L’astensionismo è ormai una malattia non soltanto italiana, ma di tutta l’Europa. A Parte alcuni Paesi come Belgio, Bulgaria, Grecia e Lussemburgo – che hanno tutti una forma di voto obbligatorio – nelle altre nazioni che compongono l’Unione europea, a votare sono andati in pochi.
Nei vari Paesi le votazioni si sono svolte in maniera diversa rispetto all’Italia e in alcune nazioni è stato possibile effettuare il voto anticipato rispetto alle date del 9 e 10 giugno. Questo sistema ha consentito così a Malta di racimolare un buon 73% di votanti, ma vi sono state molte altre nazioni che hanno ottenuto una bassa percentuale di aventi diritto che si sono recati alle urne, come accaduto in Italia. È il caso di Croazia (21,34%), Lettonia (33,82%), Portogallo (37,52%), Lituania (28,94%), Estonia (37,70%). Appena intorno al 40-45 % Finlandia, Polonia, Slovenia e Paesi Bassi. Tra il 50 e il 60% dei votanti si sono attestate Austria, Cipro, Danimarca. Romania, Spagna, Svezia e Ungheria. Solo la Germania si è fermata al 64,77%.
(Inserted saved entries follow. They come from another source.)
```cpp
#include "conv_ops.h"
#include "igemm_device.h"
#include "launch.h"
#include "patch_device.h"

namespace vp {

template <typename T, int WC, int WP, int TC, int TP, int TH, int TW>
using Patch2Geom = PatchGeom<T, WC, WP, TC, TP, TH, TW, 1, 4>;

template <typename T, int WC, int WP, int TC, int TP, int TH, int TW, int STATS, int OCC, bool TWOSRC>
__global__ __launch_bounds__(512, OCC) void igemm_patch2_kernel(const IgemmArgs a) {
  using G = Patch2Geom<T, WC, WP, TC, TP, TH, TW>;
  constexpr int NSTW = G::NSTW, NSTEP = 8;
  constexpr int E = G::E, KC = G::KC, NW = G::NW, JA = G::JA, PW = G::PW, JP = G::JP, PBUFB = G::PBUFB, WSTB = G::WSTB, WBASE = G::WBASE;
  static_assert(JP <= 4, "one patch DMA per tap step");
  extern __shared__ __attribute__((aligned(16))) char smem[];

  const int tid = threadIdx.x, lane = tid & 63;
  const int wave = __builtin_amdgcn_readfirstlane(tid >> 6);
  const int c_base = blockIdx.y * G::BC;
  const int cls = blockIdx.z;
  const PatchTile tile = patch_tile_origin<TH, TW>(a);
  const int n = tile.n, y0 = tile.y0, x0 = tile.x0;
  const int dh0 = a.taps[cls].dh[3], dw0 = a.taps[cls].dw[3];
  const unsigned es = sizeof(T);
  const int C0 = a.x.C[0], C1 = TWOSRC ? a.x.C[1] : 0;
  const int n0 = C0 / KC, nchunkc = (C0 + C1) / KC;

  __amdgpu_buffer_rsrc_t rsW = make_rsrc(reinterpret_cast<const T*>(a.Wp) + (size_t)cls * a.wp_rows * a.Kpad, 0xFFFFFFFFu);
  __amdgpu_buffer_rsrc_t rsX0 = make_rsrc(a.x.ptr[0], (unsigned)((size_t)a.N * a.Hin * a.Win * C0 * es));
  __amdgpu_buffer_rsrc_t rsX1 = make_rsrc(a.x.ptr[1] ? a.x.ptr[1] : a.x.ptr[0], (unsigned)((size_t)a.N * a.Hin * a.Win * C1 * es));

  unsigned pvo0[JP], pvo1[TWOSRC ? JP : 1];
#pragma unroll
  for (int j = 0; j < JP; ++j) {
    const int pp = (wave + NW * j) * 16 + (lane >> 2);
    const int py = pp / PW, px = pp - py * PW;
    const int ih = y0 + dh0 + py, iw = x0 + dw0 + px;
    const bool ok = pp < G::NPATCH && (unsigned)ih < (unsigned)a.Hin && (unsigned)iw < (unsigned)a.Win;
    const int piece = (lane & 3) ^ ((px >> 2) & 3);
    const int pix = (n * a.Hin + ih) * a.Win + iw;
    pvo0[j] = ok ? (unsigned)((pix * C0 + piece * E) * es) : DMA_OOB;
    if (TWOSRC) pvo1[TWOSRC ? j : 0] = ok ? (unsigned)((pix * C1 + piece * E) * es) : DMA_OOB;
  }
  const PatchWeightDma<G> wdma(c_base, wave, lane);
  const unsigned wstep = (unsigned)(a.wp_rows * KC * es);
  auto issue_w = [&](int u, int chunk, int stage) {
    wdma.issue(rsW, (unsigned)((3 - u) * nchunkc + chunk) * wstep, reinterpret_cast<uint4*>(smem + WBASE + stage * WSTB));
  };
  auto issue_p = [&](int chunk, int buf, int j) {
    uint4* lb = reinterpret_cast<uint4*>(smem + buf * PBUFB) + (wave + NW * j) * 64;
    if (!TWOSRC || chunk < n0) dma16_buf(rsX0, pvo0[j], (unsigned)(chunk * KC) * es, lb);
    else dma16_buf(rsX1, pvo1[TWOSRC ? j : 0], (unsigned)((chunk - n0) * KC) * es, lb);
  };

  const int wc = wave / WP, wpi = wave - wc * WP;
  const int blkA0 = wc * TC, blkB0 = wpi * TP;
  const int fi = lane & 15, fg = lane >> 4;
  const int aaddr = WBASE + (blkA0 * 64 + fi * 4 + (fg ^ rb_swz(fi))) * 16;
  int tb0[2][TP];
#pragma unroll
  for (int c = 0; c < 2; ++c)
#pragma unroll
    for (int q = 0; q < TP; ++q) {
      constexpr int BPR = TW / 16;
      const int pb = blkB0 + q;
      const int px = (pb % BPR) * 16 + fi + c;
      const int pp = (pb / BPR) * PW + px;
      tb0[c][q] = (pp << 6) + (((fg ^ (px >> 2)) & 3) << 4) + ((fg & 1) << 3);
    }

  f32x4 acc[TC][TP];
#pragma unroll
  for (int i = 0; i < TC; ++i)
#pragma unroll
    for (int j = 0; j < TP; ++j) acc[i][j] = (f32x4){0.f, 0.f, 0.f, 0.f};

#pragma unroll
  for (int j = 0; j < JP; ++j) issue_p(0, 0, j);
#pragma unroll
  for (int d = 0; d < NSTW - 1; ++d) issue_w(d, 0, d);

  for (int c = 0; c < nchunkc; c += 2) {
    const bool last_pair = c + 2 >= nchunkc;
    auto step = [&](auto uc) {
      constexpr int U = decltype(uc)::value;
      constexpr int cc = U / 4, u = U % 4, pr = u / 2, pc = u % 2, stage = U % NSTW;
      constexpr int PC0 = JP - JP / 2, PC1 = JP / 2;
      constexpr int NV = (NSTW - 2) * JA + (u == 0 ? 0 : u == 1 ? PC0 : PC0 + PC1);
      constexpr int NLAST = NV - (U + 1 >= NSTEP ? JA : 0) - (U + 2 >= NSTEP ? JA : 0);
      if (U >= NSTEP - 2 && last_pair) wait_vm<NLAST>();
      else wait_vm<NV>();
      __builtin_amdgcn_s_barrier();
      asm volatile("" ::: "memory");
      {
        constexpr int U3 = (U + NSTW - 1) % NSTEP;
        if (U + NSTW - 1 < NSTEP) issue_w(U3 % 4, c + U3 / 4, (U + NSTW - 1) % NSTW);
        else if (!last_pair) issue_w(U3 % 4, c + 2 + U3 / 4, (U + NSTW - 1) % NSTW);
      }
      if constexpr (u == 0) {
#pragma unroll
        for (int j = 0; j < PC0; ++j) issue_p(c + cc + 1, 1 - cc, j);
      } else if constexpr (u == 1) {
#pragma unroll
        for (int j = PC0; j < JP; ++j) issue_p(c + cc + 1, 1 - cc, j);
      }
      constexpr int NA = TC == 8 ? 4 : ((TC == 4 && OCC == 4) ? 2 : TC);
      patch_step_mma<T, TC, TP, NA, stage * WSTB, cc * PBUFB + pr * PW * 64, false>(aaddr, tb0[pc], acc);
    };
    static_steps(step, std::make_integer_sequence<int, NSTEP>{});
  }
  asm volatile("s_waitcnt vmcnt(0)" ::: "memory");

  staged_epilogue<T, TC, TP, G::BC, G::BP, G::NPASS, G::NT, STATS>(a, PatchTilePix<TW, true>{a, n, y0, x0, a.o0h[cls], a.o0w[cls]}, c_base, blkA0, blkB0,
                                                                   acc, smem, tile.bt, cls);
}

template <typename T, int WC, int WP, int TC, int TP, int TH, int TW, int OCC>
static hipError_t launch_patch2_t(const IgemmArgs& b, hipStream_t st) {
  const bool two = b.x.C[1] > 0;
  const bool bst = b.bst_y != nullptr;
  if (bst && two) return hipErrorInvalidValue;
  auto kern = bst ? igemm_patch2_kernel<T, WC, WP, TC, TP, TH, TW, 2, OCC, false>
            : b.bn_part ? (two ? igemm_patch2_kernel<T, WC, WP, TC, TP, TH, TW, 1, OCC, true> : igemm_patch2_kernel<T, WC, WP, TC, TP, TH, TW, 1, OCC, false>)
                        : (two ? igemm_patch2_kernel<T, WC, WP, TC, TP, TH, TW, 0, OCC, true> : igemm_patch2_kernel<T, WC, WP, TC, TP, TH, TW, 0, OCC, false>);
  return launch_patch_grid<Patch2Geom<T, WC, WP, TC, TP, TH, TW>>(kern, b, b.nclass, st);
}

hipError_t launch_igemm_patch2(const IgemmArgs& a, int is_bf16, int bc, int bp, hipStream_t st) {
  IgemmArgs b = a;
  b.vec_epi = 1;
  if (bp != 256) return hipErrorInvalidValue;
#define VP_PATCH2_GO(WC, WP, TC, TP, TH, TW, OCC) \
  (is_bf16 ? launch_patch2_t<bf16, WC, WP, TC, TP, TH, TW, OCC>(b, st) : launch_patch2_t<float, WC, WP, TC, TP, TH, TW, OCC>(b, st))
  if (bc == 128) return VP_PATCH2_GO(2, 4, 4, 4, 16, 16, 4);
  if (bc == 64) return VP_PATCH2_GO(2, 4, 2, 4, 16, 16, 4);
#undef VP_PATCH2_GO
  return hipErrorInvalidValue;
}

}
```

Eppure le previsioni dell’Eurobarometro, il sondaggio ufficiale del Parlamento europeo, erano ottimistiche. Il 70 per cento degli intervistati nei 27 Paesi si era dichiarato propenso ad andare a votare e addirittura erano state pubblicate le percentuali di votanti che, probabilmente, si sarebbero verificate: Danimarca (87 per cento), Paesi Bassi (86), Svezia (81), Finlandia (79) e Germania (78). L’Italia in linea con la media europea, con il 70 per cento degli intervistati che si era dichiarato propenso a votare.
Alberto Alemanno, tra i principali analisti della politica europea e fondatore di The Good Lobby, ha spiegato il fenomeno astensionismo del voto europeo. “Non si tratta tanto un problema di sfiducia – ha detto Alemanno – l’Eurobarometro rileva infatti che i cittadini europei tendono a fidarsi di più dell’Unione europea che del proprio Parlamento o Governo nazionali. Manca una sfera pubblica comune in grado di raccontare il sistema politico europeo”.
Per aumentare i votanti, alcuni Paesi hanno aperto le urne a chi ha compiuto 16 anni, come Belgio, Austria, Malta e Germania. E in parte ci sono riusciti. Mentre in Grecia il limite è stato di 17 anni. Nel resto d’Europa ancora non se ne parla.
Occorre però riflettere su un aspetto: non andare votare, non recarsi alle urne, non provoca alcun problema ai partiti che alle elezioni prendono voti. Anche quando l’astensionismo è altissimo, una qualche coalizione comunque ottiene una maggioranza per governare, e governa, cambia le leggi e rappresenta tutto il Paese come se fosse stato eletto da tutti.